普段、どれくらいの睡眠時間を確保できていますか? 忙しくなるとどうしても睡眠を削らなければならなくなることもありますが、短時間睡眠でもパワフルに活動したいですよね。そこで今回は、睡眠インストラクターの橋爪あきさんに、ショートスリーパーを目指すことはできるのか、そして短時間でもぐっすり眠るポイントを伺いご紹介します。

短時間睡眠のショートスリーパーになることはできる?

経済協力開発機構(OECD)が2009年に行った世界の睡眠時間の調査によると、日本人の睡眠時間は一日約7時間50分。この平均に近い普通の睡眠時間で睡眠をとってきた人が、短時間睡眠でも健康を保つことのできるショートスリーパーになることはできるのでしょうか。橋爪さんは次のように話します。

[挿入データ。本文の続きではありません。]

-        const uint64_t mv = __ballot(valid), mp = __ballot(valid && present), mpo = __ballot(valid && present && ptype == T_OVERLAP);
-        const uint64_t ma = __ballot(ins0), mao = __ballot(ins0 && type == T_OVERLAP), mac = __ballot(ins0 && type == T_CONTAINED);
-        const uint64_t map = __ballot(ins0 && type == T_CONTAINS), mgu = __ballot(ins0 && guessed), muf = __ballot(ins0 && unfiled);
-        if (lane == 0)
-          s_m[w][MV] = mv, s_m[w][MP] = mp, s_m[w][MPO] = mpo, s_m[w][MA] = ma, s_m[w][MAO] = mao, s_m[w][MAC] = mac, s_m[w][MAP] = map,
-          s_m[w][MGU] = mgu, s_m[w][MUF] = muf, s_m[w][MDF] = 0;
-      }
-      __syncthreads();
-      if (dup) {
-        bool dflag = false;
-        if (my_claim != NONE) {
-          dflag = s_clw[my_claim] < wi;
-        } else if (valid && !present) {
-          for (uint32_t i = (uint32_t)(mix64(pair) >> 20) & (CLAIM_CAP - 1);; i = (i + 1) & (CLAIM_CAP - 1)) {
-            const unsigned long long kk = s_clk[i];
-            if (kk == 0) break;
-            if (kk == pair + 1) {
-              dflag = s_clw[i] < wi;
-              break;
+            df = __ballot(dflag);
+          }
+          const int cut = df ? (int)__builtin_ctzll(df) : 64;
+          const uint32_t need = r.bestn - got;
+          int stop = 64;
+          if ((uint32_t)__popcll(inc) >= need) stop = nth64(inc, need);
+          if (ac) stop = min(stop, (int)__builtin_ctzll(ac));
+          const bool ends = stop < cut;
+          const int last = ends ? stop : cut - 1;
+          const uint64_t proc = last >= 63 ? ~0ULL : (2ULL << last) - 1ULL;
+          const uint64_t pv = mv & proc, pins = ma & proc, apk = ap & proc;
+          num += (uint32_t)__popcll(pins), skips += (uint32_t)__popcll(mp & proc), lookups += (uint32_t)__popcll(pv & ~mp);
+          got += (uint32_t)__popcll(inc & proc);
+          any_guess |= (mgu & pins) != 0, any_unfiled |= (muf & pins) != 0;
+          auto up = [&](uint64_t m) { return first < 64 ? M128{m << first, (m >> 1) >> (63 - first)} : M128{0, m << (first - 64)}; };
+          vis = or128(vis, up(pv)), ins = or128(ins, up(pins));
+          {
+            const M128 c = up(apk);
+            clo |= c.lo, chi |= c.hi;
+          }
+          if (ac & proc) {
+            if (row < 64) clo |= 1ULL << row;
+            else chi |= 1ULL << (row - 64);
+          }
+#ifdef PGX_BIG_STATS
+          ++st_passes, ++row_passes, st_cut += (!ends && cut < 64) ? 1u : 0u, st_cont += (ac & proc) ? 1u : 0u;
+#endif
+          const uint64_t pset = __ballot(twice) & pins;
+          if (pset) {
+            bool full = false;
+            set_n += (uint32_t)__popcll(pset);
+            if ((pset >> lane) & 1) {
+              uint32_t tries = 0;
+              for (uint32_t i = (uint32_t)mix64(pair) & (SET_CAP - 1);; i = (i + 1) & (SET_CAP - 1)) {
+                const unsigned long long kk = atomicCAS(&s_setk[i], 0ULL, (unsigned long long)pair + 1);
+                if (kk == 0 || kk == pair + 1) {
+                  s_sett[i] = (uint8_t)ty;
+                  break;
+                }
+                if (++tries >= SET_CAP) {
+                  full = true;
+                  break;
+                }
+              }
             }
-          }
-        }
-        const uint64_t mdf = __ballot(dflag);
-        if (lane == 0) s_m[w][MDF] = mdf;
-        __syncthreads();
-      }
-      M128 proc[BIG_NR];
-#pragma unroll
-      for (int k = 0; k < BIG_NR; ++k) proc[k] = M128{0, 0};
-      int committed = 0;
-      bool open_next = false;
-      int open_row = 0;
-      uint32_t open_pbase = 0, open_got = 0;
-#pragma unroll
-      for (int k = 0; k < BIG_NR; ++k) {
-        if (k >= nrows) break;
-        const uint32_t first_k = row_open ? pbase : (uint32_t)(a[k] + 1);
-        const M128 gone = shr128(M128{clo, chi}, first_k);
-        const M128 inc = andn128(M128{s_m[2 * k][MPO] | s_m[2 * k][MAO], s_m[2 * k + 1][MPO] | s_m[2 * k + 1][MAO]}, gone);
-        const M128 ac = andn128(M128{s_m[2 * k][MAC], s_m[2 * k + 1][MAC]}, gone), ap = andn128(M128{s_m[2 * k][MAP], s_m[2 * k + 1][MAP]}, gone);
-        const M128 df = andn128(M128{s_m[2 * k][MDF], s_m[2 * k + 1][MDF]}, gone);
-        const int cut = any128(df) ? ctz128(df) : 128;
-        if (cut == 0) break;
-        const uint32_t need = r.bestn - (row_open ? got : 0u);
-        int stop = 128;
-        if ((uint32_t)popc128(inc) >= need) stop = nth128(inc, need);
-        if (any128(ac)) stop = min(stop, ctz128(ac));
-        const bool complete = stop < cut || (cut == 128);
-        proc[k] = andn128(complete ? upto128(stop) : upto128(cut - 1), gone);
-        const M128 apk = and128(ap, proc[k]);
-        for (uint64_t m = apk.lo; m; m &= m - 1) cset(first_k + (uint32_t)__builtin_ctzll(m));
-        for (uint64_t m = apk.hi; m; m &= m - 1) cset(first_k + 64u + (uint32_t)__builtin_ctzll(m));
-        const bool rowc = any128(and128(ac, proc[k]));
-        if (rowc) cset((uint32_t)a[k]);
-        if (!complete) {
-          open_next = true, open_row = a[k], open_pbase = first_k + (uint32_t)cut, open_got = (row_open ? got : 0u) + (uint32_t)popc128(and128(inc, proc[k]));
-          break;
-        }
-        ++committed;
-      }
+            BIG_WAVE_SYNC();
+            bail = __ballot(full) != 0;
+          }
+          first += (uint32_t)(cut < 64 ? cut : 64);
+          if (ends || bail || first >= n) break;
+        }
+        if (lane == 0 && any128(vis)) s_vis[row] = vis, s_ins[row] = ins;
 #ifdef PGX_BIG_STATS
-      ++st_steps, st_rows += (uint32_t)committed, st_cut += open_next ? 1u : 0u, st_full += (committed == nrows) ? 1u : 0u;
-      st_cont += (!open_next && committed < nrows) ? 1u : 0u;
+        ++st_rows, st_multi += row_passes > 1 ? 1u : 0u;
 #endif
-#pragma unroll
-      for (int k = 0; k < BIG_NR; ++k)
-        if ((int)threadIdx.x == k && k < nrows && any128(proc[k])) {
-          const uint32_t first_k = row_open ? pbase : (uint32_t)(a[k] + 1);
-          const M128 v = shl128(and128(M128{s_m[2 * k][MV], s_m[2 * k + 1][MV]}, proc[k]), first_k);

「憧れる気持ちはわかりますが、残念ながらむずかしいと思います。なぜなら睡眠医学的には普通の人が睡眠時間を削ると必ず健康を害するからです。睡眠不足になると日中、眠気にさいなまれ、パフォーマンスはガタ落ちして感情も不安定になります。
本来、睡眠の長さは遺伝子的要因と環境要因の二つによって、その人の必要睡眠量として決まってくるものです。ですから先天的短眠者を除いて、普通の人はショートスリーパーではいられないのです」

橋爪さんによると、普通の睡眠時間の人が無理に睡眠時間を削ると次のような健康リスクが生じるといいます。

「例えば、容姿の衰え、老化の促進、『肥満からメタボ→糖尿病→循環器系疾患』、認知症(若年性も含む)、免疫力低下による感染症やガン、アレルギー症状の悪化などさまざまな健康リスクがあると言われています。
知力にも悪影響があり、記憶力や創造力が弱まり作業ミスを起こすなど、パフォーマンスの低下もみられます。感情面でも自信喪失、ネガティブ思考、うつ病、ひきこもり、暴力なども招くと言われています。短縮睡眠には慎重に臨むようにしてください」

「睡眠の質」を高めれば睡眠時間の短縮は可能?

ショートスリーパーにはなれないというのは残念ですが、よく言われる「睡眠の質」を高めることによって、短い睡眠時間でも日中のパフォーマンスを上げることはできるのでしょうか。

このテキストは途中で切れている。